There are potty training aids like *this* and *this* that might help.


----------



## Dooby (May 6, 2011)

Hi!

That was fast, thank you so much for the reply  I will check those out now.

Thank you again


----------



## Sled dog hotel (Aug 11, 2010)

Dooby said:


> Hi,
> 
> We adopted a Beagle called Dooby, about a year and a half old, not much known about his background...he is very sweet, affectionate, had a few issues first few days of taking him out for walks as I guess he thought that he would not be coming back, This has now passed!
> 
> ...


Im not sure from your post if he is constantly toileting in the house, or if it is just a matter of not peeing on walks and just pees when he comes back.

I personally would not put paper down, it can confuse them giving a message that its ok to go in the house.

Personally I would try an intense toilet training course like you would a new pup. Taking him out every 30/45 minutes in the garden, when he starts to go,
give it a name (later he should make the association of the name to the deed so you can use it as a toilet cue) when finished lots of praise and treats.

If you can get the message through that the "garden is good and the right place and the only place) then at least if he wont pee in the street at the moment, he at least he will know the garden is the place. When you get back from the walk, keep his lead on, so he cant run off in the house to pee, take him straight out in the garden, to give him the chance to do it out there, naming, praising and treating if/when he does.

By having a toilet cue, you should hopefully be able to get him to pee out on walks, doing the praising and treating if he does to re-inforce thats a good and right place too.

I wouldnt worry too much, a lot of pups even when they are pretty reliably toilet trained wont pee and poop outside for a good time at first. It can even be a confidence thing, because its new and they can smell over dogs pee and marking. With confidence and training, you should be able to get over it.


----------



## lucyandsandy (Apr 7, 2011)

If it is just after walks how about keeping him on his lead and taking him straight out into the garden or even carrying him if needs be so then he won't have a chance to run off!


----------



## mama_abz (Apr 27, 2011)

Mine wont wee or poo on anything but grass so i had to rethink our walk route so i just about always have grass verges.
Dont know if that will be of any help but thought i would share. :smile:


----------



## RobD-BCactive (Jul 1, 2010)

Dooby said:


> The first problem that I would like to tackle is despite taking him for long walks ( up to 3 hours ) he will not pee in the street, he waits till the moment we get back home and then runs off and pees somewhere in the house :blink:


Are you saying that he's not marking during the long walk at all, but holding?
Or is he marking outdoors, but then doing it indoors again on return?

The first would be more concerning and suggest surfaces may matter, may be he would go on against trees with grass around them or some such.
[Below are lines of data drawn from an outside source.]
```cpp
int ensure_device_state(fg_edm* h) {
    if (h->device_ready) return FG_OK;
    int rc;
    const size_t tsz = h->dtype ? 2 : 4;
    for (Block* b : h->blocks) {
        if ((rc = h->alloc(&b->p_conv0, conv_pack_elems(b->cout, b->cin, 3) * tsz))) return rc;
        if ((rc = h->alloc(&b->p_conv1, conv_pack_elems(b->cout, b->cout, 3) * tsz))) return rc;
        const bool x3 = h->cmode == FG_DTYPE_BF16X3;
        if ((x3 ? conv_x3ws_shape_ok(b->cout, b->cin, b->res_out) : conv_ws_shape_ok(h->cmode, b->cout, b->cin, b->res_out)) && !b->down &&
            (rc = h->alloc(&b->p_conv0_ws, conv_pack_elems(b->cout, b->cin, 3) * tsz)))
            return rc;
        if ((x3 ? conv_x3ws_shape_ok(b->cout, b->cout, b->res_out) : conv_ws_shape_ok(h->cmode, b->cout, b->cout, b->res_out)) &&
            (rc = h->alloc(&b->p_conv1_ws, conv_pack_elems(b->cout, b->cout, 3) * tsz)))
            return rc;
        if (b->has_skip && (rc = h->alloc(&b->p_skip, conv_pack_elems(b->cout, b->cin, 1) * tsz))) return rc;
        if (b->attn) {
            if ((rc = h->alloc(&b->p_qkv, conv_pack_elems(3 * b->cout, b->cout, 1) * tsz))) return rc;
            if ((rc = h->alloc(&b->p_proj, conv_pack_elems(b->cout, b->cout, 1) * tsz))) return rc;
            if ((rc = h->alloc((void**)&b->qkv_bias, sizeof(float) * 3 * b->cout))) return rc;
        }
    }
    for (Block& b : h->enc)
        if (b.kind == K_STEM && stem_supported(b.res_out, b.cin, b.cout))
            if ((rc = h->alloc(&b.p_stem, stem_pack_elems() * tsz))) return rc;
    for (Block& b : h->dec)
        if (b.kind == K_AUX_CONV && aux_head_supported(h->cmode, b.res_out, b.cin, b.cout))
            if ((rc = h->alloc(&b.p_aux, aux_pack_elems(b.cin) * tsz))) return rc;
    if ((rc = h->alloc((void**)&h->aff_w, sizeof(float) * (size_t)h->temb_total * h->emb_ch))) return rc;
    if ((rc = h->alloc((void**)&h->aff_b, sizeof(float) * (size_t)h->temb_total))) return rc;
    const int half = h->noise_ch / 2;
    std::vector<float> fr(half);
    for (int j = 0; j < half; ++j) fr[j] = powf(1.0f / 10000.0f, (float)j / (float)(half - 1));
    if ((rc = h->alloc((void**)&h->freqs, sizeof(float) * half))) return rc;
    HIP_TRY(hipMemcpy(h->freqs, fr.data(), sizeof(float) * half, hipMemcpyHostToDevice));
    if (conv_prepare_all(h->cmode) != 0) return fail(FG_EHIP, "hipFuncSetAttribute(dynamic LDS) failed");
    if (launch_attention(h->cmode, nullptr, nullptr, nullptr, nullptr, 1, 256, nullptr) != 0) return fail(FG_EHIP, "attention prepare failed");
    h->device_ready = true;
    return FG_OK;
}

#include "engine_adm.inc"

}

extern "C" {

const char* fg_last_error(void) { return g_err.c_str(); }
const char* fg_version(void) { return "fastgen_amd 0.1 gfx950"; }

int fg_edm_create(const fg_edm_config* cfg, fg_edm** out) {
    if (!cfg || !out) return fail(FG_EINVAL, "null argument");
    if (cfg->num_levels < 1 || cfg->num_levels > FG_MAX_LEVELS || cfg->num_attn_resolutions < 0 ||
        cfg->num_attn_resolutions > FG_MAX_LEVELS)
        return fail(FG_EINVAL, "bad num_levels / num_attn_resolutions");
    if (cfg->compute_dtype != FG_DTYPE_F32 && cfg->compute_dtype != FG_DTYPE_BF16 && cfg->compute_dtype != FG_DTYPE_BF16X3)
        return fail(FG_EINVAL, "bad compute_dtype");
    if ((cfg->drop_precond & ~3) || (cfg->schedule != FG_SCHEDULE_EDM && cfg->schedule != FG_SCHEDULE_RF) ||
        (cfg->r_timestep & ~1))
        return fail(FG_EINVAL, "bad r_timestep / drop_precond / schedule");
    if (cfg->model_channels <= 0 || cfg->model_channels % 16 || cfg->channel_mult_noise < 1 || cfg->channel_mult_emb < 1)
        return fail(FG_EINVAL, "bad channel configuration");
    if (cfg->model_type != FG_MODEL_SONGUNET && cfg->model_type != FG_MODEL_DHARIWAL) return fail(FG_EINVAL, "bad model_type");
    fg_edm* h = new fg_edm();
// ... 623 lines not shown
```

Measured before the change: 2719 img/s.

## Add warp-specialized streaming 1x1 conv kernel for split-bf16 x3 skip convs

Adds a new persistent 512-thread 1x1 convolution kernel for the x3 split-bf16 mode. Four producer waves load fp32 activations through a register ring, split them into hi/lo bf16 and write double-buffered LDS. Four consumer waves keep weight fragments in registers and run MFMAs plus a fused bias/temb/stat epilogue. It is enabled only for skip and proj 1x1 convs with no residual, Cin >= 512 and W of 32 or 8, so it mostly hits the concatenated-input skip convs in the decoder. The aim is to overlap global loads with the MFMA work of these convs, at the cost of a new code path and extra LDS and register use.

Measured after the change: 2720 img/s (median of 4 runs). Within noise of the previous version (+0.0%).

```diff
diff --git a/fastgen_amd/csrc/conv.h b/fastgen_amd/csrc/conv.h
--- a/fastgen_amd/csrc/conv.h
+++ b/fastgen_amd/csrc/conv.h
@@ -28,6 +28,7 @@
     int act = 0;
     int heads = 0, head_dim = 0;
     size_t heads_lo_off = 0;
+    bool stream1x1 = false;
 };
 
 enum { PRO_NONE = 0, PRO_GN = 1, PRO_GN_SILU = 2 };
@@ -46,6 +47,10 @@
 int conv_x3ws_stat_slots(int W);
 int launch_conv_x3ws(int res, const ConvArgs& a, hipStream_t stream, bool prepare_only, int pro = PRO_GN_SILU);
 int launch_pack_conv_weights_x3ws(const float* w_oihw, void* wpack_ws, int cout, int cin, hipStream_t stream);
+bool conv1_x3_supported(int dtype, int ks, int pro, int res, int outmode, const ConvArgs& a);
+bool conv1_x3_enabled();
+int conv1_x3_stat_slots(int W);
+int launch_conv1_x3(int res, const ConvArgs& a, hipStream_t stream, bool prepare_only);
 int conv_launch_stat_slots(int dtype, int ks, int pro, int res, int outmode, const ConvArgs& a);
 int launch_conv_ws_debug(const ConvArgs& a, int abl, hipStream_t stream);
 int launch_conv_debug(int dtype, const ConvArgs& a, hipStream_t stream);
diff --git a/fastgen_amd/csrc/conv.hip b/fastgen_amd/csrc/conv.hip
--- a/fastgen_amd/csrc/conv.hip
+++ b/fastgen_amd/csrc/conv.hip
@@ -603,6 +603,7 @@
     if (outmode == OUT_QKV && (a.Cout != 768 || a.W > 16)) return (int)hipErrorInvalidValue;
     if (conv_ws_enabled() && conv_ws_supported(dtype, ks, pro, res, outmode, a)) return launch_conv_ws(res, a, stream, false, pro);
     if (dtype == 2 && conv_ws_enabled() && conv_x3ws_supported(ks, pro, res, outmode, a)) return launch_conv_x3ws(res, a, stream, false, pro);
+    if (conv1_x3_supported(dtype, ks, pro, res, outmode, a)) return launch_conv1_x3(res, a, stream, false);
     return dispatch_t(dtype, ks, pro, res, outmode, a, stream);
 }
 
@@ -616,6 +617,7 @@
 
 int conv_launch_stat_slots(int dtype, int ks, int pro, int res, int outmode, const ConvArgs& a) {
     if (dtype == 2 && conv_ws_enabled() && conv_x3ws_supported(ks, pro, res, outmode, a)) return conv_x3ws_stat_slots(a.W);
+    if (conv1_x3_supported(dtype, ks, pro, res, outmode, a)) return conv1_x3_stat_slots(a.W);
     return conv_stat_slots(a.W);
 }
 
@@ -651,6 +653,15 @@
                 if (!rc && res == RES_NONE) rc = launch_conv_x3ws(res, w, nullptr, true, PRO_NONE);
             }
     }
+    if (!rc && dtype == 2) {
+        ConvArgs w{};
+        for (int res : {RES_NONE, RES_UP})
+            for (int ww : {32, 16, 8}) {
+                if (ww == 8 && res != RES_NONE) continue;
+                w.W = w.H = ww;
+                if (!rc) rc = launch_conv1_x3(res, w, nullptr, true);
+            }
+    }
     if (!rc && dtype == 1) {
         ConvArgs w{};
         for (int res : {RES_NONE, RES_UP}) {
diff --git a/fastgen_amd/csrc/conv1_x3.hip b/fastgen_amd/csrc/conv1_x3.hip
--- /dev/null
+++ b/fastgen_amd/csrc/conv1_x3.hip
@@ -0,0 +1,332 @@
+#include "common.h"
+#include "conv.h"
+#include <stdlib.h>
+
+namespace {
+
+constexpr int C1_NTHR = 512;
+constexpr int C1_KC = 32;
+constexpr int C1_DEPTH = 6;
+constexpr int C1_PITCH = 144;
+constexpr int C1_ABUF = 128 * C1_PITCH;
+constexpr int C1_EP_PITCH = 64 * 4 + 16;
+constexpr int C1_EP = 32 * C1_EP_PITCH;
+constexpr int C1_LDS = 2 * C1_ABUF + 4 * C1_EP;
+constexpr int C1_STEPW = 2 * 512 * 2;
+
+template <int LOGW>
+struct C1Geom {
+    static constexpr int W = 1 << LOGW;
+    static constexpr int LOGTW = (LOGW == 5) ? 4 : LOGW;
+    static constexpr int TW = 1 << LOGTW;
+    static constexpr int LOGTH = 3;
+    static constexpr int TH = 8;
+    static constexpr int IMGS = 128 / (TH * TW);
+    static constexpr int TCOLS = W / TW;
+    static constexpr int TPI = (IMGS > 1) ? 1 : (W / TH) * TCOLS;
+};
+
+__device__ __forceinline__ void c1_barrier() {
+    asm volatile("s_waitcnt lgkmcnt(0)\n\ts_barrier" ::: "memory");
+}
+
+template <int RES, int LOGW>
+__global__ __launch_bounds__(C1_NTHR) void conv1_x3_kernel(const ConvArgs a, const int ntiles) {
+    using G = C1Geom<LOGW>;
+    using F = Frag8<bf16x3>;
+    extern __shared__ __attribute__((aligned(16))) char smem[];
+
+    const int tid = threadIdx.x;
+    const int lane = tid & 63;
+    const int wave = __builtin_amdgcn_readfirstlane(tid >> 6);
+    const int Cin = a.C1 + a.C2;
+    const int nchunk = Cin / C1_KC;
+    const int G8 = (int)gridDim.x >> 3;
+    const int wg = ((gridDim.x & 7) == 0) ? ((int)blockIdx.x & 7) * G8 + ((int)blockIdx.x >> 3) : (int)blockIdx.x;
+    const int gstride = (int)gridDim.x;
+    const int my_tiles = (ntiles - wg + gstride - 1) / gstride;
+    const int S = my_tiles * nchunk;
+    const int H = a.H;
+
+    auto tile_coord = [&](int t, int& n_base, int& slot, int& row0, int& col0) {
+        n_base = (G::IMGS > 1) ? t * G::IMGS : t / G::TPI;
+        slot = (G::IMGS > 1) ? 0 : t % G::TPI;
+        row0 = (slot / G::TCOLS) * G::TH;
+        col0 = (slot % G::TCOLS) * G::TW;
+    };
+
+    if (wave < 4) {
+        const int r = lane & 31, h = lane >> 5;
+        const int wst = nchunk * C1_STEPW;
+        const __amdgpu_buffer_rsrc_t wrs = make_rsrc(reinterpret_cast<const __bf16*>(a.wpack) + (size_t)(wave * 2) * wst);
+        const int wlane = lane * 8;
+        F bfr[2][2];
+#pragma unroll
+        for (int nt = 0; nt < 2; ++nt)
+#pragma unroll
+            for (int kk = 0; kk < 2; ++kk) load_frag_rsrc(bfr[nt][kk], wrs, wlane, nt * wst + kk * 1024);
+
+        f32x16 acc[4][2];
+#pragma unroll
+        for (int mt = 0; mt < 4; ++mt)
+#pragma unroll
+            for (int nt = 0; nt < 2; ++nt)
+#pragma unroll
+                for (int i = 0; i < 16; ++i) acc[mt][nt][i] = 0.f;
+
+        const int lane_off = r * C1_PITCH + h * 16;
+        char* const ep = smem + 2 * C1_ABUF + wave * C1_EP;
+        float* const out = reinterpret_cast<float*>(a.out);
+        const float* const resid = reinterpret_cast<const float*>(a.resid);
+
+        constexpr int QPW = 16, RP = 4, NP = 8;
+        constexpr int MT_PER_IMG = 4 / G::IMGS;
+        const int c4 = lane % QPW, prow = lane / QPW;
+        const int co0 = wave * 64 + c4 * 4;
+        auto epilogue = [&](int tile) __attribute__((always_inline)) {
+            int n_base, slot, row0, col0;
+            tile_coord(tile, n_base, slot, row0, col0);
+            f32x4 bias4 = {0.f, 0.f, 0.f, 0.f};
+            if (a.bias) bias4 = *reinterpret_cast<const f32x4*>(a.bias + co0);
+            float ssum[G::IMGS], ssq[G::IMGS];
+#pragma unroll
+            for (int im = 0; im < G::IMGS; ++im) ssum[im] = ssq[im] = 0.f;
+            auto goff = [&](int mt, int j, bool& ok) -> size_t {
+                const int p = mt * 32 + j * RP + prow;
+                const int x = col0 + (p & (G::TW - 1));
+                const int y = row0 + ((p >> G::LOGTW) & (G::TH - 1));
+                const int n = n_base + mt / MT_PER_IMG;
+                ok = n < a.B;
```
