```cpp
int ccal_eval(ccal_problem* p, const double* intr, const double* poses, const double* extr,
              int apply_loss, double* r_out, double* J_out) {
    if (!p || !intr || (!poses && p->n_slots) || (!extr && p->n_cams > 1) || !r_out || !J_out) return CCAL_ERR_INVALID_ARG;
    ccal_ctx* ctx = p->ctx;
    int rc = ccal_upload_params(p, intr, poses, extr);
    if (rc != CCAL_OK) return rc;
    if (!p->d_r) {
        HIP_TRY(ctx, ctx_dev_alloc(ctx, (void**)&p->d_r, sizeof(double) * std::max<int64_t>(2 * p->n_corners, 2)));
        HIP_TRY(ctx, test_poison_f64(ctx, p->d_r, sizeof(double) * std::max<int64_t>(2 * p->n_corners, 2), false, ctx->stream));
    }
    if (!p->d_J) {
        HIP_TRY(ctx, ctx_dev_alloc(ctx, (void**)&p->d_J, sizeof(double) * std::max<int64_t>(p->j_len, 2)));
        HIP_TRY(ctx, test_poison_f64(ctx, p->d_J, sizeof(double) * std::max<int64_t>(p->j_len, 2), false, ctx->stream));
    }
    rc = ccal_eval_dev(p, apply_loss, p->d_r, p->d_J);
    if (rc != CCAL_OK) return rc;
    if (p->n_corners) {
        HIP_TRY(ctx, hipMemcpyAsync(r_out, p->d_r, sizeof(double) * 2 * p->n_corners, hipMemcpyDeviceToHost, ctx->stream));
        HIP_TRY(ctx, hipMemcpyAsync(J_out, p->d_J, sizeof(double) * p->j_len, hipMemcpyDeviceToHost, ctx->stream));
    }
    HIP_TRY(ctx, hipStreamSynchronize(ctx->stream));
    return CCAL_OK;
}

}
// ... 76 lines not shown
```

### camera_intrinsic_calibration_rs_amd/csrc/ccal_internal.hpp

```cpp
#pragma once
#include <hip/hip_runtime.h>

#include <atomic>
#include <cstdint>
#include <exception>
#include <functional>
#include <mutex>
#include <new>
#include <string>
#include <vector>

#include "../../include/ccal.h"
#include "ccal_models.hpp"

namespace ccal {

constexpr int WAVES_PER_BLOCK = 4;
constexpr int PF_STRIDE = 64;

struct KArgs {
    const float* x; const float* y; const float* z; const float* u; const float* v;
    const int64_t* obs_off;
    const int32_t* obs_slot;
    const int64_t* joff;
    const int32_t* list;
    int32_t n_list;
    int32_t cam;
    const double* intr;
    const double* poses;
    const double* extr;
    double huber_delta;
    ModelRt rt;
    int32_t apply_loss;
    double* r_out;
    double* J_out;
    double* err_out;
};

struct NormalWs;

struct CamLayout {
    int model = 0, P = 0, Peff = 0, D = 0;
    int col_theta = 0, col_extr = -1;
    double width = 0, height = 0;
    std::vector<int32_t> obs;
    int32_t* d_obs = nullptr;
};

}

struct ccal_ctx {
    int device = 0;
    hipStream_t stream = nullptr;
    bool own_stream = false;
    std::string err;
    ccal_model_conventions conv;
    int n_problems = 0;
    bool destroy_requested = false;
    struct ccal_ctx_worker* worker = nullptr;
    char* d_batch_tab = nullptr; char* h_batch_tab = nullptr; size_t batch_tab_bytes = 0;
    std::vector<std::pair<void*, size_t>> pinned;
    struct Block { void* p; size_t bytes; };
    std::vector<Block> cache_dev, cache_host;
    std::vector<hipStream_t> cache_streams;
    std::vector<std::pair<void*, std::pair<size_t, int>>> live;
};
namespace ccal {
constexpr size_t kCacheDevMaxBytes = (size_t)1 << 30, kCacheHostMaxBytes = (size_t)64 << 20;
constexpr size_t kCacheMaxBlocks = 12;
// ... 81 lines not shown
}
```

For the 2nd, supervision and establishing a "postive interruptor", basically a unique signal that distracts him, which he's very keen on due to high value reward. That gives you chance to prevent the marking inside, and take him out.

Marking indoors may be a sign of stress, which would be understanable given history of dog and change of home, so it's important that everyone's calm and doesn't punish him if he pees inside. It's the supervisor's fault for falling asleep on duty.


----------



## Dooby (May 6, 2011)

Thank you everyone for posting all this information for me!

To clarify, he is not peeing in the street at all! only when he gets home....It seems to be an issue when being outside, I have taken him to the parks where he has trees, walls, grass, concrete....everything he could wish for to relieve himself.

I adore this little dog to bits and really working to find a solution for this as this is really the only problem he has.

Thanks again everyone for your information and advice! it is appreciated.


----------



## edidasa (May 7, 2011)

i had a client with the same problem.

you can try to trick him - take him out, go home, then take him out again (before he pees in your house) . 

take him to the same spot (after he peed once). Of course, super reward for peeing outside.

PREVENTION FROM PEEING INDOORS - either crate training i.e. no free run of the house.

I'M ALL FOR POSITIVE REINFORCEMENT IF HE DOES THE RIGHT THING - but put a lead on him in the house, so you can supervise him 100%. if he does something wrong, then you can correct him.


----------



## RobD-BCactive (Jul 1, 2010)

As OP knows when he's likely to go indoors right after you get back, that helps. You *should however* avoid disciplining, the correction is interrupting and leading the dog out still trying to prevent any attempt to pee indoors from completing.

I'm wondering how a dog, resists marking when out, if he was used to outdoors I would have thought he'd be happy to pee there, especially where other dogs have marked.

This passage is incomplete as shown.